## [Task details]
Of the lines below, copy those that hold the word "cache".

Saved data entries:

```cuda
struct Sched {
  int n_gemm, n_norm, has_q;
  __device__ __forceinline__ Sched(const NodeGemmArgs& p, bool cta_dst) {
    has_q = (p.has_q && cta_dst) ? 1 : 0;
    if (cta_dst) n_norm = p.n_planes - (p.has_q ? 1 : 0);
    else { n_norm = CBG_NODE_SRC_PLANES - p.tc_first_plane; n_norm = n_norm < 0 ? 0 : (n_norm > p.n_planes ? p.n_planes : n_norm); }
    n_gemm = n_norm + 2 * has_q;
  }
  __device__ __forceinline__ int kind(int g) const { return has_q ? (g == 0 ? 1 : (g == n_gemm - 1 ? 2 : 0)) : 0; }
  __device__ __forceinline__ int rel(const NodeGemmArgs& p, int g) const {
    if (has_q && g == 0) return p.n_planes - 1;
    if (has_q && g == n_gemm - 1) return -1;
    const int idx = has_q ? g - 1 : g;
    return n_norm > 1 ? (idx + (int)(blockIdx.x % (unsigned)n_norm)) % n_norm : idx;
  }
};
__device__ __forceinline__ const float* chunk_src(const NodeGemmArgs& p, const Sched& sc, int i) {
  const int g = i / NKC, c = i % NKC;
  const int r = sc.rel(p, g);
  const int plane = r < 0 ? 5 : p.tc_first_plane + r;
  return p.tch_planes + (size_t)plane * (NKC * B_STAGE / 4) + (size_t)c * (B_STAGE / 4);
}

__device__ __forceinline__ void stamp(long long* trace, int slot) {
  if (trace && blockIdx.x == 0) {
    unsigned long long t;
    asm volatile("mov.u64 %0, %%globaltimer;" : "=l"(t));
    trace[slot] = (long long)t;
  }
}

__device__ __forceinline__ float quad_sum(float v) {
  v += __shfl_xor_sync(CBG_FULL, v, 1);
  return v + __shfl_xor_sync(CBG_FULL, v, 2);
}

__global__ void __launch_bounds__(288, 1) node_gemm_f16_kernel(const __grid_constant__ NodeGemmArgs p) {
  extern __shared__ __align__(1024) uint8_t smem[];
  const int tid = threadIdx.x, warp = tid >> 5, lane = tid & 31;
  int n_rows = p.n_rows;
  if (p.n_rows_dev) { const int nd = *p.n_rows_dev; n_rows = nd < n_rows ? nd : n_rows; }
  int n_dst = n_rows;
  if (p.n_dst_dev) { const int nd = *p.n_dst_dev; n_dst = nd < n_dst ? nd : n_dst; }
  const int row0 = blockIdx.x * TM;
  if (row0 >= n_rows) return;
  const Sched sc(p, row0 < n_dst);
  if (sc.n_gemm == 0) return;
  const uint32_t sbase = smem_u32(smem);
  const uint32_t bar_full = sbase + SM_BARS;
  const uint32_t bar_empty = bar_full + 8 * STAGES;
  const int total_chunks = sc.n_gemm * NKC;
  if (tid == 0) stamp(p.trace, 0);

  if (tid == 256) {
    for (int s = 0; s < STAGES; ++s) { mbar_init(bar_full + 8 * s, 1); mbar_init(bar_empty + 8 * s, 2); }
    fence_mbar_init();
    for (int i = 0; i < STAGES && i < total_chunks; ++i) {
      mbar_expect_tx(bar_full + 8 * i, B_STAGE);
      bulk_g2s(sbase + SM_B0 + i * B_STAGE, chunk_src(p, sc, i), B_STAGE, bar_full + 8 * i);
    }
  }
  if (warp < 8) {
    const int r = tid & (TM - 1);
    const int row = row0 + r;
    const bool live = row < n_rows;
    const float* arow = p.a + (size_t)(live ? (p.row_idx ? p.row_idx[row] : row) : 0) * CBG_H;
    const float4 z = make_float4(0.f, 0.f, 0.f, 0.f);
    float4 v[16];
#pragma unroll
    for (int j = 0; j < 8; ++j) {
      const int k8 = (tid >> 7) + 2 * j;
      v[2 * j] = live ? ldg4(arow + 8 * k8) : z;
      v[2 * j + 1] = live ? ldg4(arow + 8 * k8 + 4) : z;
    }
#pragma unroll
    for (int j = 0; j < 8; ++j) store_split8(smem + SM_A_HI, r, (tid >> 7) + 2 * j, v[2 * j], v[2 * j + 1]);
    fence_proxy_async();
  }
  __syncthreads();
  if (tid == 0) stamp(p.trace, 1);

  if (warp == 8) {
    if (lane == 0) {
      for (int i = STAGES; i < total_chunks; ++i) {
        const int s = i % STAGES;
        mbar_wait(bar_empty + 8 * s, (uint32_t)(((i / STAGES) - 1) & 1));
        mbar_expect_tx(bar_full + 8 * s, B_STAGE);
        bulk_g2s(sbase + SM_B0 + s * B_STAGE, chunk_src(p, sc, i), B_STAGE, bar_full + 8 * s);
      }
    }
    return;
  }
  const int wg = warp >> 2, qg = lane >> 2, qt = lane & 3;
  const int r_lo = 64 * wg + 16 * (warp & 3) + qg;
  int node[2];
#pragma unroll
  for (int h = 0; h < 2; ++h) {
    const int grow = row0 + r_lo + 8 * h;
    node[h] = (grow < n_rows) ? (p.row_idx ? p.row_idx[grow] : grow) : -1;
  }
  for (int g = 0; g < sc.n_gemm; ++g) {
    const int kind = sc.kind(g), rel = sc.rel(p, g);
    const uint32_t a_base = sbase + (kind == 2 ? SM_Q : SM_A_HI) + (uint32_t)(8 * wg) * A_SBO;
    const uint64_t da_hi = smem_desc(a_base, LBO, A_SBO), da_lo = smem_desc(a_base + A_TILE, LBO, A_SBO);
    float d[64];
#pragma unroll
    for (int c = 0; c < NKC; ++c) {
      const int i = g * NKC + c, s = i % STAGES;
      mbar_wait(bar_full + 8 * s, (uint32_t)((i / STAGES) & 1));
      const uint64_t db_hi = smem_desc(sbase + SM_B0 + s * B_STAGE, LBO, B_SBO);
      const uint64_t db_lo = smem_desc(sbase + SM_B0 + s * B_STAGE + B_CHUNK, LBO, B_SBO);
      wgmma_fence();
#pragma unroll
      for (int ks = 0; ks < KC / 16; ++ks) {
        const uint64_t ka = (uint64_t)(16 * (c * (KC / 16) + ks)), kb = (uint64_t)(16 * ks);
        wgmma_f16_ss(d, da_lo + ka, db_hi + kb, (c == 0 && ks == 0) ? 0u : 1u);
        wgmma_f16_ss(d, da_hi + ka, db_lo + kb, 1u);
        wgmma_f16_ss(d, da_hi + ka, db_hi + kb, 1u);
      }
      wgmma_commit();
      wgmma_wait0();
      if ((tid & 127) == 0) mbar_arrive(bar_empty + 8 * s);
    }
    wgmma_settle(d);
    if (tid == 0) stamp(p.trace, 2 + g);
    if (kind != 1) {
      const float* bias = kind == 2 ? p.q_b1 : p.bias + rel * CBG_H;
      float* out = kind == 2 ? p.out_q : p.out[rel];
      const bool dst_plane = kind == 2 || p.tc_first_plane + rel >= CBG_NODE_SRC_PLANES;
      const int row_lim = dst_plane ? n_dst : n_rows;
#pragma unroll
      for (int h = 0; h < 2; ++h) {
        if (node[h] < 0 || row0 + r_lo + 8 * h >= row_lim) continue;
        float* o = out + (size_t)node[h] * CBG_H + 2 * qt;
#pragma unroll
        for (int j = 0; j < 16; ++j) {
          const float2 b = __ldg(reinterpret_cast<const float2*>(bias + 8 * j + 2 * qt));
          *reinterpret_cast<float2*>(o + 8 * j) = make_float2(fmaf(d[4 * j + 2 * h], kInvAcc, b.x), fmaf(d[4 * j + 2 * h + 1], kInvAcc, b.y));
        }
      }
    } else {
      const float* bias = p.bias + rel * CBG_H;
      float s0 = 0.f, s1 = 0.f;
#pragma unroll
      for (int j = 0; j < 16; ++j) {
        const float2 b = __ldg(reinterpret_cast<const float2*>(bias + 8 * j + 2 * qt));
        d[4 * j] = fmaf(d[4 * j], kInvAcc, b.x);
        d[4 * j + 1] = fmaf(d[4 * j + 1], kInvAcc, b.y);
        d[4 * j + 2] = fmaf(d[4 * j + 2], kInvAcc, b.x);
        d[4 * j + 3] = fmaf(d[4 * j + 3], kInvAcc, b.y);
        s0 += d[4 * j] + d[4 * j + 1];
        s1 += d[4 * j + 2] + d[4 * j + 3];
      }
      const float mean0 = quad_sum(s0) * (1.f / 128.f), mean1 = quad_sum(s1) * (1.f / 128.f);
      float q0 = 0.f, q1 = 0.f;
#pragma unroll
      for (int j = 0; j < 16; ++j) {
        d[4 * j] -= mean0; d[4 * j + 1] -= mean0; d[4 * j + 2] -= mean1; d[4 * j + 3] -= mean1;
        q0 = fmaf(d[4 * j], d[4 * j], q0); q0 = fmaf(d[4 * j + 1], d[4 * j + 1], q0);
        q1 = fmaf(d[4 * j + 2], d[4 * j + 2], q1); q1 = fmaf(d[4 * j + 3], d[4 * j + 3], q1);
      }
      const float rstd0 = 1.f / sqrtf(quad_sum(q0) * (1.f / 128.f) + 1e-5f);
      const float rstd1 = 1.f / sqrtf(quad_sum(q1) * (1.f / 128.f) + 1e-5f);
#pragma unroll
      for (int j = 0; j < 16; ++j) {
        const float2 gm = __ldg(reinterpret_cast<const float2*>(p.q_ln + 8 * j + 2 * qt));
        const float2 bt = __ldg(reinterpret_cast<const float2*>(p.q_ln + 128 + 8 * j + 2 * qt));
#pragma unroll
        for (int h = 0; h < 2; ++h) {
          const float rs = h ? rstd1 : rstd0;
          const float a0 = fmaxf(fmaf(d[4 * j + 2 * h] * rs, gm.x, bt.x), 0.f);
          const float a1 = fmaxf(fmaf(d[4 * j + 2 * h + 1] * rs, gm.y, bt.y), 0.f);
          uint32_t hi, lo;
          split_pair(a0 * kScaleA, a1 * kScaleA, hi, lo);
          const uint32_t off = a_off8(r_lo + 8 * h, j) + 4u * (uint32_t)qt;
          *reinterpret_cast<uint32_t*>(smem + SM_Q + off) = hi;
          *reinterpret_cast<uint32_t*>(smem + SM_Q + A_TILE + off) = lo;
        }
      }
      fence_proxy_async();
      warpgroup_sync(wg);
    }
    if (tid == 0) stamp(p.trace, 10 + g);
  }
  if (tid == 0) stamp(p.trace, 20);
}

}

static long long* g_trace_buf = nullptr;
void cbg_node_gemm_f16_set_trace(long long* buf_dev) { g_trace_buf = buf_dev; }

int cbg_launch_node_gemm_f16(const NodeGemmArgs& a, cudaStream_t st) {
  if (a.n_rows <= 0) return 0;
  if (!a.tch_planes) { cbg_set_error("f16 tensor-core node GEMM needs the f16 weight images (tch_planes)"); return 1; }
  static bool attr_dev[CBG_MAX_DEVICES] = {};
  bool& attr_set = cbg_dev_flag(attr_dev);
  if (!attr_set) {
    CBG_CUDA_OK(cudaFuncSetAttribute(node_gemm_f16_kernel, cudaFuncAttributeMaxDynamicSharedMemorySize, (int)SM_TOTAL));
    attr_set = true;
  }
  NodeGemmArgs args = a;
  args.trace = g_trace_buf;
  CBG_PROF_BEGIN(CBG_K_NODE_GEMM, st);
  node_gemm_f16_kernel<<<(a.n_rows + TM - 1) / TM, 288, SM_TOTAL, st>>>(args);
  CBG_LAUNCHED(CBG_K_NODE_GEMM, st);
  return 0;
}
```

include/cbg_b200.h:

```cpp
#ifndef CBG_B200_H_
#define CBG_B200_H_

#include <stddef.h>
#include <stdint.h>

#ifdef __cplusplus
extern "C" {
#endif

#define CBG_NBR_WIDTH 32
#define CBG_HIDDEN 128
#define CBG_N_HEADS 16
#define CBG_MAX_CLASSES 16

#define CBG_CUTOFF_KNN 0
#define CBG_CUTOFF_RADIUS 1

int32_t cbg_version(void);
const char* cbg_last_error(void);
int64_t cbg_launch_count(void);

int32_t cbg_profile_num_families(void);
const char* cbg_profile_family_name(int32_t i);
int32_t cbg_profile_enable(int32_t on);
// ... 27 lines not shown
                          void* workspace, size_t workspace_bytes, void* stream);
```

---

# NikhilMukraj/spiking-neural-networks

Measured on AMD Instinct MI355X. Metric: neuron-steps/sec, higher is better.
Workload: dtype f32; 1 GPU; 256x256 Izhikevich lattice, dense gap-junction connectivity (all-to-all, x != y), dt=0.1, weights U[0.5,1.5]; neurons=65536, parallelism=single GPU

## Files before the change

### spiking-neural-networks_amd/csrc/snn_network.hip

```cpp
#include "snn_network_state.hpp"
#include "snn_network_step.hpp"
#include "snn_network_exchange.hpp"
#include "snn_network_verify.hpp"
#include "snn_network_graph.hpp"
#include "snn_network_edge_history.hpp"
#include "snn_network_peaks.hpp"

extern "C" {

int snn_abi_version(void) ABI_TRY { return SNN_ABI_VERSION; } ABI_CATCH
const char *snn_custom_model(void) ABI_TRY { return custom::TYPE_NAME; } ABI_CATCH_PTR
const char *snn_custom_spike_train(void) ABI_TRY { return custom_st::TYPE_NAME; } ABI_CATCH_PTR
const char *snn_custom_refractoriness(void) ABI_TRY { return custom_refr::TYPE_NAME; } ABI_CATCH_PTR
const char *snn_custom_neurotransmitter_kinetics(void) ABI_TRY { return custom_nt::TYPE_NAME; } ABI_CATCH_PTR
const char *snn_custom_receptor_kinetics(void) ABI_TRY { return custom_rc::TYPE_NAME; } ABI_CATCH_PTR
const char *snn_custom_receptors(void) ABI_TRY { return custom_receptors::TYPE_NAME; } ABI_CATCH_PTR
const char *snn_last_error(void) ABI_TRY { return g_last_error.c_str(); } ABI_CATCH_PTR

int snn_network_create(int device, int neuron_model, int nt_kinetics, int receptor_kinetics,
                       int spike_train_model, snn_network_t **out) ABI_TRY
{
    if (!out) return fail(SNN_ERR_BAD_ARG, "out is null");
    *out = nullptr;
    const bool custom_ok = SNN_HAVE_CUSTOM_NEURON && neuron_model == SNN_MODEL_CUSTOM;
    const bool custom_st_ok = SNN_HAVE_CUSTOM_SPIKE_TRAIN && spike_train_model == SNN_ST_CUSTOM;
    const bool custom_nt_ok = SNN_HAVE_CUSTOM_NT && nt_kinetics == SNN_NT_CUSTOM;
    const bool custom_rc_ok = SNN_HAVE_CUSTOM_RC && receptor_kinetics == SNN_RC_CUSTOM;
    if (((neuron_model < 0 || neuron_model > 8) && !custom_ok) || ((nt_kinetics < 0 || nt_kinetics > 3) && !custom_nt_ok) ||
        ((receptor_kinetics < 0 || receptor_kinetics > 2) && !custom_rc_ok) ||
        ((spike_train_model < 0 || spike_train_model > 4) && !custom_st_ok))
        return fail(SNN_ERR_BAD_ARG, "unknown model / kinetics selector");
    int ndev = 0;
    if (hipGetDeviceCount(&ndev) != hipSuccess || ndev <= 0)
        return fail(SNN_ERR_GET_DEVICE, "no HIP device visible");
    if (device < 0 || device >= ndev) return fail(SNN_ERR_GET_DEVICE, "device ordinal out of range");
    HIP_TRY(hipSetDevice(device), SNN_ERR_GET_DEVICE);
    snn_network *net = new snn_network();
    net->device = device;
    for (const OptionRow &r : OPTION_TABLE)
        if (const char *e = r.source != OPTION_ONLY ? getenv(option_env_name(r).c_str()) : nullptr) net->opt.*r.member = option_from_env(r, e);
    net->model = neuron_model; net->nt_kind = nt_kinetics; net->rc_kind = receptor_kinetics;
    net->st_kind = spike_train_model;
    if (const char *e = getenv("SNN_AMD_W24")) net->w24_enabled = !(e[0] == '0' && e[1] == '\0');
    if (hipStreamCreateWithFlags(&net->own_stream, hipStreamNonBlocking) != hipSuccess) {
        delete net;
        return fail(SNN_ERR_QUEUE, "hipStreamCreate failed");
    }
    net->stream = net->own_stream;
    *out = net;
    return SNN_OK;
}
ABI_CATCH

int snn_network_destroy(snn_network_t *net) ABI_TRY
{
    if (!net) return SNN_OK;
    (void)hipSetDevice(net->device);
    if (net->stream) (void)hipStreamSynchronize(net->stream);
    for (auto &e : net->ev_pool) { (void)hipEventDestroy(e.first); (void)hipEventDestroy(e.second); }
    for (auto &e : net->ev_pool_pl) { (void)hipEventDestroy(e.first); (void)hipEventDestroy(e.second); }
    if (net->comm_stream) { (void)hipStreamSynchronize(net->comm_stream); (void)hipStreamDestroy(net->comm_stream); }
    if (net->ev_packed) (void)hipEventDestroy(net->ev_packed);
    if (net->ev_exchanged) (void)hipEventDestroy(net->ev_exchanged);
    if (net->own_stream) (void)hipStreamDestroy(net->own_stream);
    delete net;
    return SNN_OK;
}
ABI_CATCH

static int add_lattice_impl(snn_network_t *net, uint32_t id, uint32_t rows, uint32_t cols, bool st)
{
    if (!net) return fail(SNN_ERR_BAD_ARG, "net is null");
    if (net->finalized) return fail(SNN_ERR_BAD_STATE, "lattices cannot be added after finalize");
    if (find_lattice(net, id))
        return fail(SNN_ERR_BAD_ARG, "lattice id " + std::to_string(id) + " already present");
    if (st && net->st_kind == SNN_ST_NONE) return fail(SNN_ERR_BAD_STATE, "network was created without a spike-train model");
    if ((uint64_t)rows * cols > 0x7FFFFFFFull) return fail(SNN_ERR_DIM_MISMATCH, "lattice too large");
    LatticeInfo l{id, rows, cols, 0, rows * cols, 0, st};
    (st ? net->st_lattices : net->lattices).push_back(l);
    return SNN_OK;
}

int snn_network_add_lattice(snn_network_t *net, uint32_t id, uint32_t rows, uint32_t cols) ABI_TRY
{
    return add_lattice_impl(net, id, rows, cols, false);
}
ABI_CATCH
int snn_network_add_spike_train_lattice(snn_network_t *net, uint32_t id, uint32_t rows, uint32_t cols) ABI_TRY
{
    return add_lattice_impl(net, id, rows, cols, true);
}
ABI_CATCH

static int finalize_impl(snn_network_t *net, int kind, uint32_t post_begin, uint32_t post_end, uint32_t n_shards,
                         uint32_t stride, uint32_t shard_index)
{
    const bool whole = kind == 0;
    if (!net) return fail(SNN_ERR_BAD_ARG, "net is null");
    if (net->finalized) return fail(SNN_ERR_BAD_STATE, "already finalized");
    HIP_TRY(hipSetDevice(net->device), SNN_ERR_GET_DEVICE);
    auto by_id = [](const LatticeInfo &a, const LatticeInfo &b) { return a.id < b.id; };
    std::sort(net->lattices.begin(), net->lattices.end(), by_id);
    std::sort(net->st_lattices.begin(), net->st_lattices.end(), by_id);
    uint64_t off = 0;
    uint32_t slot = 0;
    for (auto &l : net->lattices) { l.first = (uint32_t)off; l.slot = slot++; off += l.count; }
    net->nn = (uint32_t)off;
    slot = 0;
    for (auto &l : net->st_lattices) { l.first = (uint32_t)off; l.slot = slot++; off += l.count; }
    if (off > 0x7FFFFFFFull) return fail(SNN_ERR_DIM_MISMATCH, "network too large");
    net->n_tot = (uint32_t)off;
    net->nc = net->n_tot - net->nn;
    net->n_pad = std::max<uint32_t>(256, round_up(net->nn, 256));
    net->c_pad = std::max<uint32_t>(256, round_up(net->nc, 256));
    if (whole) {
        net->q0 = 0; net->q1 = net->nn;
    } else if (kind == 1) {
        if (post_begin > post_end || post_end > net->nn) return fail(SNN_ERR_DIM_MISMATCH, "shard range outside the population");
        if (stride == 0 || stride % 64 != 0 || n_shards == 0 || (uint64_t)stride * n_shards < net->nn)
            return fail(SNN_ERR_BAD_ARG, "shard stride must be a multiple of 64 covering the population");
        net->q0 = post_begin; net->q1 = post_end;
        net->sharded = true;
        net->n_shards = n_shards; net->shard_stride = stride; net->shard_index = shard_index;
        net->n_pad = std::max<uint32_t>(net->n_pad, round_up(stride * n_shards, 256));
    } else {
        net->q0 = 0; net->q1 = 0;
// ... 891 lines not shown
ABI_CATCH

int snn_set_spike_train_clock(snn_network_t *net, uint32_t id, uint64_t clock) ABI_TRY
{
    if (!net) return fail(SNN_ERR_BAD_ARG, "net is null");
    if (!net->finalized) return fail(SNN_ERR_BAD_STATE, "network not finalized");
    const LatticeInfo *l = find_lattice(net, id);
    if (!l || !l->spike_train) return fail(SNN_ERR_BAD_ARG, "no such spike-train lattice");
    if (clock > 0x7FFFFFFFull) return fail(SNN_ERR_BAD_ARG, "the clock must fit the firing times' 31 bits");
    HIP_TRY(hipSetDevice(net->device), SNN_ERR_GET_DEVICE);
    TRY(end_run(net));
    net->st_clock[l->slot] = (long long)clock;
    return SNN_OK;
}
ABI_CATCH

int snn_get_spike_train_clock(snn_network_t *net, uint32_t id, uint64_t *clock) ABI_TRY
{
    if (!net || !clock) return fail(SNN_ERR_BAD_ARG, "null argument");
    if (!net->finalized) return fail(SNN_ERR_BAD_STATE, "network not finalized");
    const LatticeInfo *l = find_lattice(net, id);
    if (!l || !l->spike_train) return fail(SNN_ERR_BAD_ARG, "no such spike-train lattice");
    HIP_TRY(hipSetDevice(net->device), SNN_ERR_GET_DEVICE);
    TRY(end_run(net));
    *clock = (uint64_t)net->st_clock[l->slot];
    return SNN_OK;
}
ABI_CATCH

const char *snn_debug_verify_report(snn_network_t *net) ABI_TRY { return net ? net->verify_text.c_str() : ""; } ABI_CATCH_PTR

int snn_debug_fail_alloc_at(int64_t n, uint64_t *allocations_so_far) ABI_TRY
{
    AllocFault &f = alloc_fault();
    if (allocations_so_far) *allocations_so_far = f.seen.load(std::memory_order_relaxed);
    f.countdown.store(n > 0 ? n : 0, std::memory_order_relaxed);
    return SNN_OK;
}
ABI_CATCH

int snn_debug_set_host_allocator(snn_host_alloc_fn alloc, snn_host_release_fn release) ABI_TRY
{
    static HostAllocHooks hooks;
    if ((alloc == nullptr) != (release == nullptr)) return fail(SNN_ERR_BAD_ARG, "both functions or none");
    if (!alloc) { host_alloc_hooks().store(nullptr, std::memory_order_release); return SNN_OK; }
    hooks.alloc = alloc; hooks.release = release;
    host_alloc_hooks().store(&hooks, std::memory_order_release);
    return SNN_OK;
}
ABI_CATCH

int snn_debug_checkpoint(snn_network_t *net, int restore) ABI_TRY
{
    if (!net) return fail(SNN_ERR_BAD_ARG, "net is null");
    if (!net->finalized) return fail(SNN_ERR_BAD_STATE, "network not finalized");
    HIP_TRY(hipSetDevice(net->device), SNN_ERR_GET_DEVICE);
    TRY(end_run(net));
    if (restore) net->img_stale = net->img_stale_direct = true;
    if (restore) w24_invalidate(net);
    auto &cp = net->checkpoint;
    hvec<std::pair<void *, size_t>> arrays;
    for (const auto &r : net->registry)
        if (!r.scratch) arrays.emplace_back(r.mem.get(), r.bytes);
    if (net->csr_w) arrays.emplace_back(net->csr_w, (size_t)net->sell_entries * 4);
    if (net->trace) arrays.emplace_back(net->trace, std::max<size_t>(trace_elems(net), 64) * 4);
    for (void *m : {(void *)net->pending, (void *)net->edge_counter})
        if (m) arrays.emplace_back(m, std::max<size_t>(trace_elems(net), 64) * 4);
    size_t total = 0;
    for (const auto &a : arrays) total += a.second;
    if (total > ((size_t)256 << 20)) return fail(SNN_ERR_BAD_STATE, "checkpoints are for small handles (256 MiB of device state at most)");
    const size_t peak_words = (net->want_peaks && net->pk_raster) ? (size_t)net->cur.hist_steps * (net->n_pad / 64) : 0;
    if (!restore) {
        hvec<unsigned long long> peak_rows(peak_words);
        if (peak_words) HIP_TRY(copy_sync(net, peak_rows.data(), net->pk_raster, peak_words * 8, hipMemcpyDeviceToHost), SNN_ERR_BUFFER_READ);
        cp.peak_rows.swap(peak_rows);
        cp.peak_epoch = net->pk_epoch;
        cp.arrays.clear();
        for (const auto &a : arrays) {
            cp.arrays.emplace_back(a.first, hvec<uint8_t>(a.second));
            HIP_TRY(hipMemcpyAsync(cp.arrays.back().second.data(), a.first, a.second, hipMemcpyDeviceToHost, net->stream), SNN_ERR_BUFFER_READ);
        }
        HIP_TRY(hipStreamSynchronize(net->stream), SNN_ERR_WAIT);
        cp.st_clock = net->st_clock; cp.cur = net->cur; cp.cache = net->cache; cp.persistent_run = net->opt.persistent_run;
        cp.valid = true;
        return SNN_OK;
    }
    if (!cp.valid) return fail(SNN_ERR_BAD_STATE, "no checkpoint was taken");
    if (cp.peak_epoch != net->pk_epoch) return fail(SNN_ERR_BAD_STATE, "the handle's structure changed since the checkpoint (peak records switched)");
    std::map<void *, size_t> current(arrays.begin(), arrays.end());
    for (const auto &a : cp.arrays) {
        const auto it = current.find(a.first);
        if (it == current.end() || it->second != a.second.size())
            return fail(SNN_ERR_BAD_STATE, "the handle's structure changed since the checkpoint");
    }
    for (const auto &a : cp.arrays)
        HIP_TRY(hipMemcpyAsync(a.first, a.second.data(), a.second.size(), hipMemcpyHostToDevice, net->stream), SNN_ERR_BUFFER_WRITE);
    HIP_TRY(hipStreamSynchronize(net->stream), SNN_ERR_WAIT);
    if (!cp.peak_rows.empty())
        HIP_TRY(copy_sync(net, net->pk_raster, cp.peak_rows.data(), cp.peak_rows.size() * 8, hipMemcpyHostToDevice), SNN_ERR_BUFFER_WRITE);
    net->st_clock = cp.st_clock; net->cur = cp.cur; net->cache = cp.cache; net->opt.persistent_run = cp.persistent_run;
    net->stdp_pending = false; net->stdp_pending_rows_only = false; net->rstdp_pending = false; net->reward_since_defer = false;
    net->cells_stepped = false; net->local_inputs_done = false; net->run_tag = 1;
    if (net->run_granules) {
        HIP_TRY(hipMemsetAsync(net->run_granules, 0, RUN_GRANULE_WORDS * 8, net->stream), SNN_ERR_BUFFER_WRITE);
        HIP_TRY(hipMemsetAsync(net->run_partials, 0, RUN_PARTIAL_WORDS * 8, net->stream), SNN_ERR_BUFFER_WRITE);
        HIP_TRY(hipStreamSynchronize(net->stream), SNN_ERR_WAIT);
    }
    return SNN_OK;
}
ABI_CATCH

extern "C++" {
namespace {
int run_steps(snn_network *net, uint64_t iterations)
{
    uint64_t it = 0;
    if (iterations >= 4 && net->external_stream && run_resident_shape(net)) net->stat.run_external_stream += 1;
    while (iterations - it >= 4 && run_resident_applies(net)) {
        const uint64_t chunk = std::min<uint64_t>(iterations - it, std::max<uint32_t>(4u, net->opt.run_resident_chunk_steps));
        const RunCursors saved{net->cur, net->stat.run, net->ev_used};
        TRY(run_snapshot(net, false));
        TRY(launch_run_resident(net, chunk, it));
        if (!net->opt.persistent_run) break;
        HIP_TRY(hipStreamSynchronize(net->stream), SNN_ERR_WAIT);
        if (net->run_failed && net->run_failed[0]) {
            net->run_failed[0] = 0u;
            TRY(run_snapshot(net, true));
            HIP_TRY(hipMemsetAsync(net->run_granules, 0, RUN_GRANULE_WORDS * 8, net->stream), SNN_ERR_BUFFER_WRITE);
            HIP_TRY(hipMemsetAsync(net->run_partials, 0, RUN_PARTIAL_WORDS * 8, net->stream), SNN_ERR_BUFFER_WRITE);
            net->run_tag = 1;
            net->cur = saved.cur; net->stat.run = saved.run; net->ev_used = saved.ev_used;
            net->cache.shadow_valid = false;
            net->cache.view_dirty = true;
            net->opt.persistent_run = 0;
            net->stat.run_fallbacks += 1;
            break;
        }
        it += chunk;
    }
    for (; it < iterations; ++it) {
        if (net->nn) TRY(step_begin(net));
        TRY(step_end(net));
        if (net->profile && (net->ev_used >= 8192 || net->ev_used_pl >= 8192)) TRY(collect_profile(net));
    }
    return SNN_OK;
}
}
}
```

## [Task solution]
        cp.st_clock = net->st_clock; cp.cur = net->cur; cp.cache = net->cache; cp.persistent_run = net->opt.persistent_run;
    net->st_clock = cp.st_clock; net->cur = cp.cur; net->cache = cp.cache; net->opt.persistent_run = cp.persistent_run;
            net->cache.shadow_valid = false;
            net->cache.view_dirty = true;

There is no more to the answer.